Exercise aim —
Each line with the string "dataclass" is to be copied from the records below.

++++++

# filrg/attackFL

Hardware: AMD Instinct MI355X
Metric: FL rounds/sec (whole node) + test-acc, TransformerModel/ICU, 8 clients (higher is better)
Workload: dtype bf16; 1 GPU; model=TransformerModel, global_batch=1024, seq_len=1, parallelism=fl8-clients-over-1-ranks, clients=8, local_epochs=5, rows_per_client=12000-15000, mode=fedavg, trainer=fused

## Files before the change

### attackfl_amd/fl/trainers.py

```python
from __future__ import annotations

from dataclasses import dataclass
from typing import List, Optional, Sequence, Tuple

import time

import torch

from ..data import DeviceTable
from ..models import ParamLayout, build_model
from ..utils.log import print_with_color


@dataclass
class Plan:

    order: torch.Tensor
    nd: torch.Tensor
    epochs: int
    nd_dev: Optional[torch.Tensor] = None

    def client(self, c: int) -> torch.Tensor:
        return self.order[c, :, : int(self.nd[c])]

# ... 288 lines not shown

        def fin():
            while not done.query():
                time.sleep(0)
            okh = buf[:, 0].to(torch.int32)
            if bool((okh < 0).any()):
                raise RuntimeError(f"{what}: a cross-workgroup hand-off timed out (workgroups not co-resident?)")
            return [bool(x) for x in okh.tolist()], buf[:, 1:].clone()

        return Pending(fin, ok, losses)

    def _readback(self, ok: torch.Tensor, losses: torch.Tensor):
        dev = self.device
        main = torch.cuda.current_stream(dev)
        cus = torch.cuda.get_device_properties(dev).multi_processor_count
        side = 3 * ok.shape[0] * 2 <= cus
        if side:
            rs = _RB_STREAMS.get(dev)
            if rs is None:
                rs = _RB_STREAMS[dev] = torch.cuda.Stream(device=dev)
            trained = torch.cuda.Event()
            trained.record(main)
            rs.wait_event(trained)
            ok.record_stream(rs)
            losses.record_stream(rs)
        else:
            rs = main
        return self._ring.read_back(ok, losses, rs)


class OracleTrainer:
# ... 104 lines not shown
```

### attackfl_amd/ops/transformer.py

```python
from __future__ import annotations

import os
from typing import Dict, List, Sequence, Tuple

import numpy as np
import torch
import torch.nn.functional as F

from . import native
from .rnn import _dev_i32, _on

NPARAM = 47693
M32 = 0xFFFFFFFF


def auto_split(C: int, dev) -> int:
    from ..parallel.launcher import gpu_sharers

    cus = torch.cuda.get_device_properties(dev).multi_processor_count // gpu_sharers()
    return 4 if cus >= 3 else 1


def client_chunks(C: int, cap: int) -> List[Tuple[int, int]]:
    if C <= 0:
        return []
    n = -(-C // max(1, cap))
    size = -(-C // n)
    return [(a, min(C, a + size)) for a in range(0, C, size)]


def onchip_capacity(dev, wgs_per_client: int = 3) -> int:
    from ..parallel.launcher import gpu_sharers

    cus = torch.cuda.get_device_properties(dev).multi_processor_count // gpu_sharers()
    cap = max(1, cus // wgs_per_client)
# ... 23 lines not shown
    dev = params.device
    C = params.shape[0]
    if split is None:
        split = int(os.environ.get("AFL_TF_SPLIT", "0") or 0) or (auto_split(C, dev) if C > 0 else 1)
    nd_t = _dev_i32(nd, dev)
    seeds_t = seeds if _on(seeds, dev) else torch.tensor([device_seed(s) for s in seeds], dtype=torch.int32, device=dev)
    kt = None
    if split == 4:
        kt = adam_step_table(float(lr), int(epochs) * -(-int(order.shape[2]) // int(batch)), dev)
    rows_c, order_c = rows.contiguous(), order.contiguous()

    def launch(p, o, n, s, first=True):
        return native().tf_train(p, rows_c, o, n, s, int(epochs), int(batch), float(lr), int(opt_mode),
                                 stamps if first else None, int(split), kt)
    if split == 4:
        return chunked(launch, C, onchip_capacity(dev, 3), params, order_c, nd_t, seeds_t)
    return launch(params, order_c, nd_t, seeds_t)


_KT_CACHE: Dict[tuple, torch.Tensor] = {}


def adam_step_table(lr: float, steps: int, dev) -> torch.Tensor:
    key = (lr, str(dev))
    t = _KT_CACHE.get(key)
    if t is None or t.shape[0] < steps:
        n = 1 << max(10, (max(steps, 1) - 1).bit_length())
        tt = np.arange(1, n + 1, dtype=np.float64)
        tab = np.stack([lr / (1.0 - 0.9 ** tt), 1.0 / np.sqrt(1.0 - 0.999 ** tt)], axis=1).astype(np.float32)
        t = _KT_CACHE[key] = torch.from_numpy(tab).to(dev)
    return t
# ... 160 lines not shown
```

### csrc/bindings.cpp

```cpp
#include <torch/extension.h>
#include <ATen/hip/HIPContext.h>

#include "kernels.h"

void afl_register_layers(pybind11::module& m);
void afl_register_ipc(pybind11::module& m);
void afl_register_har(pybind11::module& m);

namespace {

hipStream_t cur() { return at::hip::getCurrentHIPStream().stream(); }

bool sync_check() {
  static const bool on = [] {
    const char* e = getenv("AFL_SYNC_CHECK");
    return e && e[0] == '1';
  }();
  return on;
}
#define AFL_CHECK_LAUNCH()                                                              \
  do {                                                                                 \
    hipError_t e_ = hipGetLastError();                                                 \
    TORCH_CHECK(e_ == hipSuccess, "HIP launch failed: ", hipGetErrorString(e_));       \
    if (sync_check()) {                                                                \
// ... 683 lines not shown
  check_dev(order, "order", torch::kInt32);
  check_dev(nd, "nd", torch::kInt32);
  check_dev(seeds, "seeds", torch::kInt32);
  const long P = kind == 0 ? afl_tf_param_count() : afl_rnn_param_count();
  TORCH_CHECK(params.dim() == 2 && params.size(1) == P, "params must be [C, ", P, "]");
  TORCH_CHECK(rows.dim() == 2 && rows.size(1) == 24, "rows must be [N, 24]");
  const int C = params.size(0);
  TORCH_CHECK(order.dim() == 3 && order.size(0) == C && order.size(1) == epochs, "order must be [C, E, maxnd]");
  TORCH_CHECK(batch >= 2 && batch <= 128, "fused trainer supports batch sizes 2..128");
  TORCH_CHECK(kind == 1 || (split >= 1 && split <= 4), "TransformerModel trainer split must be 1..4, got ", split);
  const bool tf2 = kind == 0 && split == 4, rnn2 = kind == 1 && split == 4;
  const long wsf = tf2 ? afl_tf2_ws_floats() : rnn2 ? afl_rnn2_ws_floats() : kind == 0 ? afl_tf_ws_floats() : afl_rnn_ws_floats();
  const long stride = ((wsf + 63) / 64) * 64;
  auto ws = torch::empty({(long)C * stride}, params.options());
  const int split_eff = kind == 1 ? 3 : (int)std::max<int64_t>(1, split);
  const long sync_words = split_eff > 1 ? (long)C * (tf2 || rnn2 ? AFL_TF2_SYNC_WORDS : AFL_TF_SYNC_WORDS) : 0;
  const long head = ((long)C + (long)C * epochs + 3) / 4 * 4;
  auto zero = torch::zeros({head + sync_words}, order.options());
  auto ok = zero.narrow(0, 0, C);
  auto losses = zero.narrow(0, C, (long)C * epochs).view(torch::kFloat32).view({(long)C, epochs});
  if (C == 0) return {ok, losses};
  AflTfTrainArgs a;
  a.params = params.data_ptr<float>();
  a.rows = rows.data_ptr<float>();
  a.order = order.data_ptr<int>();
  a.nd = nd.data_ptr<int>();
  a.seeds = (const uint32_t*)seeds.data_ptr<int>();
  a.ws = ws.data_ptr<float>();
  a.ws_stride = stride;
  a.ok = ok.data_ptr<int>();
  a.losses = losses.data_ptr<float>();
// ... 11 lines not shown
  }
  a.sync = nullptr;
  a.kt = nullptr;
  a.kt_n = 0;
  if (kt.has_value() && kt->defined()) {
    check_dev(*kt, "kt", torch::kFloat32);
    TORCH_CHECK(kt->dim() == 2 && kt->size(1) == 2, "kt must be [steps, 2]");
    a.kt = kt->data_ptr<float>();
    a.kt_n = (int)kt->size(0);
  }
  a.split = split_eff;
  a.cpad = 0;
  if (a.split > 1) a.sync = (uint32_t*)zero.data_ptr<int>() + head;
  const int rc = tf2 ? afl_tf2_train(&a, cur()) : rnn2 ? afl_rnn2_train(&a, cur())
                 : kind == 0 ? afl_tf_train(&a, cur()) : afl_rnn_train(&a, cur());
  TORCH_CHECK(rc != -4, "branch-parallel fused trainer needs split * C <= CUs (all workgroups resident at once): "
              "launch at most onchip_capacity() clients at a time (ops/transformer.py chunked; AFL_MAX_CLIENTS_PER_LAUNCH "
              "caps it)");
  TORCH_CHECK(rc != -5, "on-chip trainer: Adam step table (kt) missing or shorter than the round");
  TORCH_CHECK(rc == 0, "fused trainer launch failed (", rc, ")");
  AFL_CHECK_LAUNCH();
  return {ok, losses};
}

std::vector<torch::Tensor> tf_train(torch::Tensor params, torch::Tensor rows, torch::Tensor order, torch::Tensor nd,
                                    torch::Tensor seeds, int64_t epochs, int64_t batch, double lr,
                                    int64_t opt_mode, c10::optional<torch::Tensor> stamps, int64_t split,
                                    c10::optional<torch::Tensor> kt) {
  return fused_train(0, params, rows, order, nd, seeds, epochs, batch, lr, opt_mode, stamps, split, kt);
}

std::vector<torch::Tensor> rnn_train(torch::Tensor params, torch::Tensor rows, torch::Tensor order, torch::Tensor nd,
                                     torch::Tensor seeds, int64_t epochs, int64_t batch, double lr, int64_t opt_mode,
// ... 94 lines not shown
  m.def("spec_eval", &spec_eval);
  m.def("spec_bisect", &spec_bisect);
  m.def("bisect_vec", &bisect_vec);
  m.def("weighted_rows", &weighted_rows, pybind11::arg("U"), pybind11::arg("w"), pybind11::arg("ok") = pybind11::none(),
        pybind11::arg("fallback") = pybind11::none());
  m.def("coord_select", &coord_select);
  m.def("row_dots", &row_dots);
  m.def("gmm_filter", &gmm_filter, pybind11::arg("G"), pybind11::arg("att"), pybind11::arg("rank") = 0);
  m.def("top_pc", &top_pc);
  m.def("krum_select", &krum_select);
  m.def("agr_bisect", &agr_bisect);
  m.def("dnc_run", &dnc_run);
  m.def("bulyan_coord", &bulyan_coord);
  m.def("geomed_weights", &geomed_weights);
  m.def("fxsum_test", &fxsum_test);
  m.def("gram_centred", &gram_centred);
  m.def("stoch_quant", &stoch_quant);
  m.def("adam_flat", &adam_flat);
  m.def("roc_auc", &roc_auc);
  m.def("roc_auc_dev", &roc_auc_dev);
  m.def("tf_eval_many", &tf_eval_many);
  m.def("hyper_delta_vjp", &hyper_delta_vjp);
  m.def("hyper_generate", &hyper_generate);
  m.def("hyper_adam_outer", &hyper_adam_outer);
  m.def("hyper_server_update", &hyper_server_update);
  m.def("make_plan", &make_plan);
  m.def("step_tables", &step_tables);
  m.def("hyper_features", &hyper_features);
  m.def("hyper_generate_many", &hyper_generate_many);
  m.def("hyper_small_capacity", &afl_hyper_small_capacity);
// ... 16 lines not shown
```

### csrc/kernels.h

```cpp
#pragma once
#include <hip/hip_runtime.h>
#include <stdint.h>

void afl_colstats(const float* G, int K, long P, float* mean, float* stdv, float* out, float z, int mode,
                  hipStream_t s);
void afl_weighted_rows(const float* U, const double* w, int N, long P, float* out, hipStream_t s,
                       const int* ok = nullptr, const float* fallback = nullptr);
int afl_pair_sqdist_nblocks(long P);
int afl_pair_sqdist(const float* G, int K, long P, double* partial, double* D, hipStream_t s);
void afl_seg_reduce(int mode, const float* X, long P, int rows, const float* mean, const float* dev, const int* tiles,
                    int T, const int* segf, int S, double* partial, double* out0, double* out1, hipStream_t s);
void afl_coord_select(const float* U, int N, long P, int mode, int trim, float* out, hipStream_t s);
int afl_row_dots_nchunks(long P);
void afl_row_dots(const float* U, const float* ref, int N, long P, int mode, double* partial, double* out,
                  hipStream_t s);
long afl_stoch_quant_ws(int N);
void afl_stoch_quant(const float* U, int N, long P, uint64_t seed, float* sigma, float* smin, float* smax,
                     float* ws, hipStream_t s);
void afl_adam_flat(float* p, const float* g, float* m, float* v, long n, int step, float lr, float b1, float b2,
                   float eps, float gscale, hipStream_t s);
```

++++++

Task answer —
from dataclasses import dataclass
@dataclass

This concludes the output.